The focus of our group is to develop the efficient high-frequency rectifiers based on the quantum properties of topological materials (TMs) like Dirac/Weyl semimetals and topological insulators and spin rectification effect in ferrimagnet due to the interplay of time varying resistance and ac signal, that can address the challenges faced by the current semiconductor diodes, with the final aim of integrating and scaling them in the commercial energy harvesting system operating at microwave to mm wave frequencies.
Existing high-frequency rectifiers and energy harvesters are mainly based on semiconductor diodes, which suffers from the thermal threshold voltage, limited transit time, and are limited to low frequencies, high junction-area and high impedance. Furthermore, there is a so-called terahertz gap (0.1 to 10 THz) between the operating frequencies of electrical diodes and photodiodes. At frequencies within this range, the efficient detection technology remains to be developed. Instead of using semiconductor junctions, rectification can be realized as the nonlinear electrical or optical response of non-centrosymmetric topological materials or resonant ferrimagnetic materials. Rectification in a single homogenous material is not limited by the thermal voltage threshold. Second-order nonlinearity can be utilized in applications requiring frequency doubling or rectification such as energy harvesting, wireless communications and IR detectors. Nonlinear Hall effect (NLHE) is an example of such quantum property of the material, which can be used for energy harvesting purposes.
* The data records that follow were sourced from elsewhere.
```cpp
int mi_fbank_f64(const float* wave, long ldw, const int* num_samples, int N, const double* window,
                 const double* twiddle, const double* mel_t, const int* mel_lo, const int* mel_hi,
                 float* out, int T_out, int B, int nmel, double mel_floor, double preemph, mi_stream_t stream);
int mi_trim_zeros_pad_f32(const float* wave, long ldw, const int* num_samples, int N, int B, int min_len, float* out, long ldo, int N_out,
                          int* first, int* valid, int* eff_len, mi_stream_t stream);
int mi_cmvn_utterance(float* x, const int* frames, int B, int T, int nmel, int norm_means, int norm_vars,
                      float pad, mi_stream_t stream);
int mi_cmvn_global(float* x, long total, int nmel, const float* means, const float* stds, mi_stream_t stream);

int mi_row_lse(const void* x, long ld, int dtype, int V, float* lse, int M, mi_stream_t stream);
size_t mi_gemm_lse_workspace_floats(int M, int N);
int mi_gemm_lse_f32(const void* A, long lda, const void* W, long ldw, const float* bias, float* C, long ldc, float* lse, float* workspace,
                    int M, int N, int K, mi_stream_t stream);
int mi_row_argmax(const void* x, long ld, int dtype, int V1, int* best, int M, mi_stream_t stream);
int mi_ctc_collapse(const int* best, int B, int T, const int* lengths, int blank, long pad_id, void* tokens, int tokens_dtype, int* n_tokens, int* frames,
                    mi_stream_t stream);
int mi_ctc_greedy(const void* logits, long ld_row, long ld_batch, int dtype, int B, int T, int V1, const int* lengths, int blank, long pad_id,
                  int* best, void* tokens, int tokens_dtype, int* n_tokens, int* frames, mi_stream_t stream);

size_t mi_ctc_beam_workspace_bytes(int B, int T, int W);
int mi_ctc_beam_cut(const void* logits, long ld_row, long ld_batch, int dtype, int B, int T, int V1, const int* lengths, int blank, int K, float* lse, float* lp_blank,
                    float* cut_lp, int* cut_id, mi_stream_t stream);
int mi_ctc_beam_walk(const void* logits, long ld_row, long ld_batch, int dtype, int B, int T, int V1, const int* lengths, int blank, long pad_id, int W, int K, int nbest,
                     const float* lse, const float* lp_blank, const float* cut_lp, const int* cut_id, void* workspace, size_t workspace_bytes, void* tokens,
                     int tokens_dtype, int* n_tokens, float* scores, int* frames, mi_stream_t stream);
size_t mi_ctc_beam_stream_state_bytes(int B, int max_frames, int W);
int mi_ctc_beam_stream_reset(void* state, size_t state_bytes, int B, int max_frames, int W, mi_stream_t stream);
int mi_ctc_beam_stream_walk(const void* logits, long ld_row, long ld_batch, int dtype, int B, int T_call, int V1, const int* n_valid, int blank, long pad_id, int W, int K,
                            int nbest, const float* lse, const float* lp_blank, const float* cut_lp, const int* cut_id, void* state, size_t state_bytes, int max_frames,
                            int final, int* committed, int* committed_frames, int* n_committed, int* n_new, void* tokens, int tokens_dtype, int* n_tokens,
                            float* scores, int* frames, mi_stream_t stream);
size_t mi_ctc_align_workspace_bytes(int B, int T, int U);
int mi_ctc_align(const void* logits, long ld_b, long ld_t, int dtype, const float* lse, int T, const long* labels, int U, const int* in_len, int blank, int V1, int B,
                 void* workspace, size_t workspace_bytes, int* path, float* score, int* tgt_len, int* start, int* end, float* token_lp, mi_stream_t stream);
size_t mi_gemm_argmax_workspace_floats(int M, int N);
int mi_gemm_argmax_bf16(const void* A, long lda, const void* W, long ldw, const float* bias, int* best, float* workspace, int M, int N, int K, mi_stream_t stream);
int mi_gemm_ce_f32(const void* A, long lda, const void* W, long ldw, const float* bias, const long* labels, float* acc, float* lse, float* nll, float* target,
                   float* workspace, int M, int N, int K, mi_stream_t stream);
int mi_gemm_ce_bwd_bf16(const void* A, long lda, const void* W, long ldw, const float* bias, const long* labels, const float* lse, const float* g,
                        void* dlogits, long ldo, int M, int N, int K, mi_stream_t stream);
int mi_ctc_loss_fwd(const void* logits, long ld_b, long ld_t, int dtype, const float* lse, int T,
                    const long* labels, int U, const int* in_len, int blank, int B,
                    int reduction, int zero_infinity, float* nll, int* tgt_len, float* loss, mi_stream_t stream);

int mi_ctc_prefix_prepare(const void* logits, long ld_b, long ld_t, int dtype, const int* lens, int B, int T, int O,
                          int blank, int W, float* lse_scratch, float* x_out, float* r0_out, mi_stream_t stream);
int mi_ctc_prefix_score(const float* x, int B, int T, int O, int blank, int W, const float* r_prev, const long* last_ids,
                        long ld_last, int out_len, const float* s_prev, float* psi_out, float* scores_out, mi_stream_t stream);
int mi_ctc_prefix_advance(const float* x, int B, int T, int O, int blank, int W, const float* r_old, const long* last_old, long ld_last_old, int out_len_old,
                          const float* psi_old, const long* last, long ld_last, int out_len, float* r_prev, float* psi, float* scores, mi_stream_t stream);
int mi_ctc_prefix_score_full(const float* x, int B, int T, int O, int blank, int W, const float* r_prev, int rp_full, const float* psi_old, const long* last,
                             long ld_last, int out_len, float* r_all, float* psi, float* scores, mi_stream_t stream);

int mi_embed_tokens(const long* ids, const float* wte, float scale, const float* pos, int pos_offset, int U, int d,
                    int M, int V, float* out, mi_stream_t stream);
int mi_ce_label_smoothing(const float* logits, long ld, const long* labels, int B, int U, int shift, int V, float eps,
                          float* acc, float* row_loss, mi_stream_t stream);

int mi_transpose_bf16(const void* in, long ld_in, void* out, long ld_out, int M, int N, int Mp, mi_stream_t stream);
int mi_transpose_many_bf16(const void* descs, int count, mi_stream_t stream);
size_t mi_colsum_workspace_floats(int M, int N);
int mi_colsum(const void* x, long ld, int dtype, int M, int N, float* out, float* workspace, mi_stream_t stream);
int mi_colsum_cast_bf16(const float* x, long ld, int M, int N, void* out, mi_stream_t stream);
int mi_colsum2_acc_f32(const float* a, const float* b, long ld, int M, int N, float* out_a, float* out_b, mi_stream_t stream);
int mi_act_fwd_bf16(const void* pre, long ldp, void* out, long ldo, int M, int N, int kind, mi_stream_t stream);
int mi_act_bwd_bf16(const void* dy, long lddy, const void* pre, long ldp, void* dx, long lddx, int M, int N, int kind,
                    mi_stream_t stream);
int mi_act_dropout_fwd_bf16(const void* pre, long ldp, void* out, long ldo, int M, int N, int kind, float p, unsigned seed, unsigned stream_id,
                            mi_stream_t stream);
int mi_act_dropout_bwd_bf16(const void* dy, long lddy, const void* pre, long ldp, void* dx, long lddx, int M, int N, int kind, float p,
                            unsigned seed, unsigned stream_id, mi_stream_t stream);
size_t mi_layernorm_bwd_workspace_floats(int d);
int mi_layernorm_bwd(const void* x, long ldx, int x_bf16, const float* gamma, float eps, const void* dy, long lddy, int dy_f32,
                     void* dx, long lddx, int dx_bf16, int accumulate, float* dgamma, float* dbeta, float* workspace, int M, int d,
// ... 261 lines not shown
```

Baseline: 83180 audio-seconds/sec.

Topological materials with strong Berry curvature and extrinsic effects are expected to show wide-frequency-range rectification. On the other hand, ferrimagntic/non-magnetic materials has shown a high-frequency response due to exchange modes of sub-lattices excited by the spin current from heavy metal layer. Beside developing rectifiers, our group plan is to use the spin-orbit coupling (SOC) phenomena to develop Spin-Hall nano-oscillators (SHNOs) in the GHz and sub-THz regime.
New Materials and their applications
Study of Artificial Intelligence and Density of functional theory predicted antiferromagnets and semiconductors for applications.